■ Exercise brief
In the entries below, count every line containing "ready". Return the number and nothing else.

■ Records shown
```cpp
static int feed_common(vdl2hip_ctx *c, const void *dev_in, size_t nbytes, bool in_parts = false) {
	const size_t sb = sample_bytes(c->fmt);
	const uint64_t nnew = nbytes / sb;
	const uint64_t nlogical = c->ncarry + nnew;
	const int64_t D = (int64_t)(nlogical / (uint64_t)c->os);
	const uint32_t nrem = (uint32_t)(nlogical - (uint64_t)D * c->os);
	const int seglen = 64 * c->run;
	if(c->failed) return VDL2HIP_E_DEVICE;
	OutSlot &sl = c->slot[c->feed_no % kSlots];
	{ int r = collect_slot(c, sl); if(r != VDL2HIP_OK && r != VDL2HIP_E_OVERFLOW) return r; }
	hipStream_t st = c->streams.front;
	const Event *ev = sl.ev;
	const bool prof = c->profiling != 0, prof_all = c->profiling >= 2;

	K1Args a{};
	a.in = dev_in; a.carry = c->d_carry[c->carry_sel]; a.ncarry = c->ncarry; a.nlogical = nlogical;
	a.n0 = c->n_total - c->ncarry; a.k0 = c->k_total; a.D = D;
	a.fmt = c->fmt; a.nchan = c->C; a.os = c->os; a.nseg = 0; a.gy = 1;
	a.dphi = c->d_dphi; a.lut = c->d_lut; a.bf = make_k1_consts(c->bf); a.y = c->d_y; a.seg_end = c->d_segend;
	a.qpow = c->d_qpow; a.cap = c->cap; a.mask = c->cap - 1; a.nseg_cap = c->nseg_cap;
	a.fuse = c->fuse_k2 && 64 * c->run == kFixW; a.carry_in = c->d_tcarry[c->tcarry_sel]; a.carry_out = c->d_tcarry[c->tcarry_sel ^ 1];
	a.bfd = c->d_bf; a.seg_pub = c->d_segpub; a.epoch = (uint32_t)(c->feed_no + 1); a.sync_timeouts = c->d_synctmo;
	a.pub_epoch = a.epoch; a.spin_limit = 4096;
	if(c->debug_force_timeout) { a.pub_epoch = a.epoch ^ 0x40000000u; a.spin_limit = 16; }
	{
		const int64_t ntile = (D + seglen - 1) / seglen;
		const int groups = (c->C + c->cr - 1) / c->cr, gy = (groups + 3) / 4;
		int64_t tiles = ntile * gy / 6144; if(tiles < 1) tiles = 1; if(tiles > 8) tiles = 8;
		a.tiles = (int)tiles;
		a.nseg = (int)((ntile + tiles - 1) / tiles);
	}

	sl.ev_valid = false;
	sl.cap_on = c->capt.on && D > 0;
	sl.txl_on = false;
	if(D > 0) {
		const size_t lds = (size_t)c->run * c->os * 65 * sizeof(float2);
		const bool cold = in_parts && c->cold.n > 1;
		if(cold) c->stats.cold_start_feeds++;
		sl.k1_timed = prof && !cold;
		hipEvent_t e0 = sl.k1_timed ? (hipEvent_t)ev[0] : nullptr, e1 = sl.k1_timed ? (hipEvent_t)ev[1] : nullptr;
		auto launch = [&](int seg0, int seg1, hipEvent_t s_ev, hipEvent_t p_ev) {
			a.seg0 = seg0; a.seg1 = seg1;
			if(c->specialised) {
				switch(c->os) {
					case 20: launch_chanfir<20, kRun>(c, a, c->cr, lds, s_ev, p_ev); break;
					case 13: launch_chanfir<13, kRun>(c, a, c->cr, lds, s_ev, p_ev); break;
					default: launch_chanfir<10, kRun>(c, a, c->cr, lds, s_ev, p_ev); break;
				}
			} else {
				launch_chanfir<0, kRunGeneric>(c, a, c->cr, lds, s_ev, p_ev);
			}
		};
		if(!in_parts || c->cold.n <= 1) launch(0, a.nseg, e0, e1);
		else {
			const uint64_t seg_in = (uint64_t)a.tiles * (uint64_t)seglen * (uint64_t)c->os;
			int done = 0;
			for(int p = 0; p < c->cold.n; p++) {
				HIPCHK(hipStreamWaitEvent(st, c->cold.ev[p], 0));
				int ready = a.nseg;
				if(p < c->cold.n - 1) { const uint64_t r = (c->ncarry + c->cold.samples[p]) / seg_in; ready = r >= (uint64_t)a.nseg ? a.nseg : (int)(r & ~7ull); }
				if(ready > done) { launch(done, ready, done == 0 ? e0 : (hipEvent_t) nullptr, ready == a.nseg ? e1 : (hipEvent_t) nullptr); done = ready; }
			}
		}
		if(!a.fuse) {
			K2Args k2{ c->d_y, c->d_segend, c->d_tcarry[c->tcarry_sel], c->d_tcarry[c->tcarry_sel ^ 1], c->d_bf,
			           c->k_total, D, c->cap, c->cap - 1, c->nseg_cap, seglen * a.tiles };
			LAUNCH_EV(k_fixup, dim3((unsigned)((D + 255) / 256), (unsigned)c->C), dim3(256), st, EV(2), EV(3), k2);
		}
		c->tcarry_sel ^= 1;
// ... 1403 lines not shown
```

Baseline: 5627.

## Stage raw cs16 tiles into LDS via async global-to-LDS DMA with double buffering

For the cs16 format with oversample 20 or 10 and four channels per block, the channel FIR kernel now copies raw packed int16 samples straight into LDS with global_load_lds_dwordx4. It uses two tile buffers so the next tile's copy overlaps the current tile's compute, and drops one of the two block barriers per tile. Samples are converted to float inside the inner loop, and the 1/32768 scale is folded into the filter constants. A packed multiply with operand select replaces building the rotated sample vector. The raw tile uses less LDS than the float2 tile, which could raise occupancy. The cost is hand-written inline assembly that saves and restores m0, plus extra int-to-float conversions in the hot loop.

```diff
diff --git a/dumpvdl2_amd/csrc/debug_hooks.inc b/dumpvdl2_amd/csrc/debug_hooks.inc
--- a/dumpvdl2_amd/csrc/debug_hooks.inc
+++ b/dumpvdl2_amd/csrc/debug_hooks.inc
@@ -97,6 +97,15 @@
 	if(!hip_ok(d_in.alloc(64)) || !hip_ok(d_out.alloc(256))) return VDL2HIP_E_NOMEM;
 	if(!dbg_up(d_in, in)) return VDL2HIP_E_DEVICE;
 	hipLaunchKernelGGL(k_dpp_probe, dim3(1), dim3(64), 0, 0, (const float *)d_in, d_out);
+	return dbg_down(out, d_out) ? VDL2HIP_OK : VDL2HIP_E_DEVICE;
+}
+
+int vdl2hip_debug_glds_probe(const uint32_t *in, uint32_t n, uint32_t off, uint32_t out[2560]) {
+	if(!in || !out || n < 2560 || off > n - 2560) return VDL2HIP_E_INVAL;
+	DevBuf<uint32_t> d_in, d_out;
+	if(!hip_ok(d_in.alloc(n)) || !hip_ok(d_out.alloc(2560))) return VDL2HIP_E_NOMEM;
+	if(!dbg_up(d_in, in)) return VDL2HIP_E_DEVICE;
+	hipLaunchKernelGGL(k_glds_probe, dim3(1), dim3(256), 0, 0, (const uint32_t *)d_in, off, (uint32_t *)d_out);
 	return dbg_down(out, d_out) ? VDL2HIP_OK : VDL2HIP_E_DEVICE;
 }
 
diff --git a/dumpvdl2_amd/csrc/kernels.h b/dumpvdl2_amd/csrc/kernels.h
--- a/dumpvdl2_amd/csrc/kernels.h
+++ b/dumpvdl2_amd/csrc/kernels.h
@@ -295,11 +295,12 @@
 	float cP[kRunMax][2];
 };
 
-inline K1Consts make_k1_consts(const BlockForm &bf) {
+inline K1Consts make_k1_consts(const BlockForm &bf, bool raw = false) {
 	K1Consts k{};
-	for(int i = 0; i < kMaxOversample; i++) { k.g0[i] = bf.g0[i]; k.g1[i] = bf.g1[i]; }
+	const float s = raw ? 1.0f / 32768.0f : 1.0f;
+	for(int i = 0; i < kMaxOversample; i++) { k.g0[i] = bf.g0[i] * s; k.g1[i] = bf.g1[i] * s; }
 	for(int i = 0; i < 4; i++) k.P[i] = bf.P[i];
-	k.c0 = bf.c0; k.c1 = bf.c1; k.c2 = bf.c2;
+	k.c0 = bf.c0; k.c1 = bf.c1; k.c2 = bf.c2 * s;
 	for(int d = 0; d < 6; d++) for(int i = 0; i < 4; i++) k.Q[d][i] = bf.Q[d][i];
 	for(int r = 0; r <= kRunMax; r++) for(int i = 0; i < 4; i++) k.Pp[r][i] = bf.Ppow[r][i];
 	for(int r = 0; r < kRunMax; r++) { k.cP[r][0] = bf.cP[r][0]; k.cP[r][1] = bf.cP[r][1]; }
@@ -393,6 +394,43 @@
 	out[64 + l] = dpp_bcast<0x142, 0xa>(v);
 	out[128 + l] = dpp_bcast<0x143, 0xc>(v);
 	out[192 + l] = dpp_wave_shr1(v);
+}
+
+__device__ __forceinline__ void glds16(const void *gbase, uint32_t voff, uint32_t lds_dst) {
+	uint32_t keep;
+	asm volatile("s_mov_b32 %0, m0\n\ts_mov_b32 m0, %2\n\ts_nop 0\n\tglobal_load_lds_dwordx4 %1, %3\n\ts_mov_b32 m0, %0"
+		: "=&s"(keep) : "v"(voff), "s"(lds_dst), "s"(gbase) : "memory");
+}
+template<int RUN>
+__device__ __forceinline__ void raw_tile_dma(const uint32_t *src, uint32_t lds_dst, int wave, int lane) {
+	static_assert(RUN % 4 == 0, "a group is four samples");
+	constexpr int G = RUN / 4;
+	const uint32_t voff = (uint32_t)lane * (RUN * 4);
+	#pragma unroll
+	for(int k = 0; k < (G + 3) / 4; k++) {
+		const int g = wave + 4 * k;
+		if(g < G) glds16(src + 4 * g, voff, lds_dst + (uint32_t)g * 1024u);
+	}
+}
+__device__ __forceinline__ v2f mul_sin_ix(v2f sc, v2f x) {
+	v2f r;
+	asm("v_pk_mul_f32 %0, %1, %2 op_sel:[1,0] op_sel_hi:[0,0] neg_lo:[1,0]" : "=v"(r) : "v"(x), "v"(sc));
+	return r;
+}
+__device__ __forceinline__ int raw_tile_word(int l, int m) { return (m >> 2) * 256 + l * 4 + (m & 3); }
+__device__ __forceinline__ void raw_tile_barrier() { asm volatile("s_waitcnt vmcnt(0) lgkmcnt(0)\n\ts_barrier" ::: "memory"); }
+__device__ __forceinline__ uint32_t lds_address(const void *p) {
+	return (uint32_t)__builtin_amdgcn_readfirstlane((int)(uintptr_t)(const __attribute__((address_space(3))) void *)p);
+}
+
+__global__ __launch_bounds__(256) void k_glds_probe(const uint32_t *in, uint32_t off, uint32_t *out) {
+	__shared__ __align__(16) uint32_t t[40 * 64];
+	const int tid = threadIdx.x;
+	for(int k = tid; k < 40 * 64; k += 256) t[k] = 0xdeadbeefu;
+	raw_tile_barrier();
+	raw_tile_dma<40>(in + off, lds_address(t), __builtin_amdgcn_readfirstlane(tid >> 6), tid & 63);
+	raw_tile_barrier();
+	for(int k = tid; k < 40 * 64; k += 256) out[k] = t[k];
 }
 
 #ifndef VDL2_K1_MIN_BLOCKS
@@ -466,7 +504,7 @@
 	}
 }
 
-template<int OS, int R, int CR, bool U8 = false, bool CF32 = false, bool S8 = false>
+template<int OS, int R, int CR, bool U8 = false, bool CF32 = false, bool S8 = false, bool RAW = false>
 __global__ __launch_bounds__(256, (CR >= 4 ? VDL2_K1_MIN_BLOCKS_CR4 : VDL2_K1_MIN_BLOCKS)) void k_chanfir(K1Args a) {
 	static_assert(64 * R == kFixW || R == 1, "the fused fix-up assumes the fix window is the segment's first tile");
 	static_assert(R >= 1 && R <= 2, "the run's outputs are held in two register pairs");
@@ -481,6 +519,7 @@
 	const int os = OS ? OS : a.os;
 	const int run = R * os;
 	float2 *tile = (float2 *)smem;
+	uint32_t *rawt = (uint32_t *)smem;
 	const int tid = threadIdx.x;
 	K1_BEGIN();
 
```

...

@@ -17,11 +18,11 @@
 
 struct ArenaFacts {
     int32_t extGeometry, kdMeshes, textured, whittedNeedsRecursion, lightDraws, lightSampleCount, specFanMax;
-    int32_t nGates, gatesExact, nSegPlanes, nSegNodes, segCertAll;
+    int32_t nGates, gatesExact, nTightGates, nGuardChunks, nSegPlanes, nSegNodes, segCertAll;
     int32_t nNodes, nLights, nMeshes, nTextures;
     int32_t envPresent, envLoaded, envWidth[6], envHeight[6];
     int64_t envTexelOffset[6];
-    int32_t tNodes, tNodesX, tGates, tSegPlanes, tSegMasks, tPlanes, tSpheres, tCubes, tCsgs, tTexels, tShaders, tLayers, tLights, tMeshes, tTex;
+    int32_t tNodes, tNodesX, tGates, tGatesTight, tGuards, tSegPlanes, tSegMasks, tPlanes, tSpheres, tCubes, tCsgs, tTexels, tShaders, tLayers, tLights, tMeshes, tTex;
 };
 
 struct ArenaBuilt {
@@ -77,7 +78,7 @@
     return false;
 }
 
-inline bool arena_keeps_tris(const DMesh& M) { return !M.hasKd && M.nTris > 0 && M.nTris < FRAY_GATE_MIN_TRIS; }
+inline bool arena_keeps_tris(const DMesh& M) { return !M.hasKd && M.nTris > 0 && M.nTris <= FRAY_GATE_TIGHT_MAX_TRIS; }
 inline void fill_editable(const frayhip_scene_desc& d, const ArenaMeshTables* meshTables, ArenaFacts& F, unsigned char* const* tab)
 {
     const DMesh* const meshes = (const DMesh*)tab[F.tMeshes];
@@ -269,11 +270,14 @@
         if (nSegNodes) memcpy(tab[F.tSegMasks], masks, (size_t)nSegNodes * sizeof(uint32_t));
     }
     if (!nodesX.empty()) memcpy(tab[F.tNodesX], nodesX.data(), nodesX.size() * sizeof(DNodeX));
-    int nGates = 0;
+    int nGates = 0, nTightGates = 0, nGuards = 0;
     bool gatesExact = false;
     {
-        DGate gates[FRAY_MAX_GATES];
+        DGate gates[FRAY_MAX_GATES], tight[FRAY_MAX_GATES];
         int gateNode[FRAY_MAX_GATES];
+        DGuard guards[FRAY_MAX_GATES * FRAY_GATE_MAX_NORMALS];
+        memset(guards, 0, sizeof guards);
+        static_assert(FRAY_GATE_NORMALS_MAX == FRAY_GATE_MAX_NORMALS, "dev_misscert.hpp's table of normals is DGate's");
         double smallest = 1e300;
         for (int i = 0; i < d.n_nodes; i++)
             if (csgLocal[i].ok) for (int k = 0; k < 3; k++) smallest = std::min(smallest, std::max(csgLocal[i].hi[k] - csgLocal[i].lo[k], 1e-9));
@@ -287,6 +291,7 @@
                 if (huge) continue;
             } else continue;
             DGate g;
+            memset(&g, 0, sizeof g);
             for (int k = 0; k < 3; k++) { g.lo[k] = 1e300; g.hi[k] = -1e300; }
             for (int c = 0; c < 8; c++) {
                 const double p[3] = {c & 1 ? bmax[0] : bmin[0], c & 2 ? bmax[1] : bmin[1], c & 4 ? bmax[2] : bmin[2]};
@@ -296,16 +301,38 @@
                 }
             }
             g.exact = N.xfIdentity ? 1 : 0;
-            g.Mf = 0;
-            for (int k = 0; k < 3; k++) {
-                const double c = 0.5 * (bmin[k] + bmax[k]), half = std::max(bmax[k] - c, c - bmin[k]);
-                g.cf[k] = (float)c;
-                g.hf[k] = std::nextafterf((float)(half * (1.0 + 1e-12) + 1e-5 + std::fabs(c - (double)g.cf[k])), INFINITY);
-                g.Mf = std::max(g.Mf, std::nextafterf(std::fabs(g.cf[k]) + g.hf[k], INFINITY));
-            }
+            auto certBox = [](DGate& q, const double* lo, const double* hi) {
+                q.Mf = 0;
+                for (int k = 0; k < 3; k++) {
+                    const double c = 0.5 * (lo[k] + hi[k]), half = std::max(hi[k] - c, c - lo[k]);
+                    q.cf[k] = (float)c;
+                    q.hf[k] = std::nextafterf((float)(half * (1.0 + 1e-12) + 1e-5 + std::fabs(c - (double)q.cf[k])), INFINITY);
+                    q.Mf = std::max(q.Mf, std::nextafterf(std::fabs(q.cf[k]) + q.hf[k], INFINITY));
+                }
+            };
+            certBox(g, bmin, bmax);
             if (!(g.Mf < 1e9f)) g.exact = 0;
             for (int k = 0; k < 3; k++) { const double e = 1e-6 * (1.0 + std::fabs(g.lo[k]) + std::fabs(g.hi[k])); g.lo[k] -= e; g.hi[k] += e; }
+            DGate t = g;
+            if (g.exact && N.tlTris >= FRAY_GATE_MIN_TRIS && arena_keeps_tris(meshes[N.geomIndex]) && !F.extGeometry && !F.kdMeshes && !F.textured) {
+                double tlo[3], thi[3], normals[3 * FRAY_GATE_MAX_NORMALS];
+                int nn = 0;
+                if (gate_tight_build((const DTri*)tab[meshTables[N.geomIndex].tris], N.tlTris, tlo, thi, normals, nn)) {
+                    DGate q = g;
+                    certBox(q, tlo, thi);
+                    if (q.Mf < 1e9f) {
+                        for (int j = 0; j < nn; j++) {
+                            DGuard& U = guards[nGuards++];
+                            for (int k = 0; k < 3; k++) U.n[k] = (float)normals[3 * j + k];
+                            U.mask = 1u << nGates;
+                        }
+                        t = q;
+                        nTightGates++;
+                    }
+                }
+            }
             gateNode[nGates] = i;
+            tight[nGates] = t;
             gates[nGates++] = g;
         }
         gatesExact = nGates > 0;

■ Result
3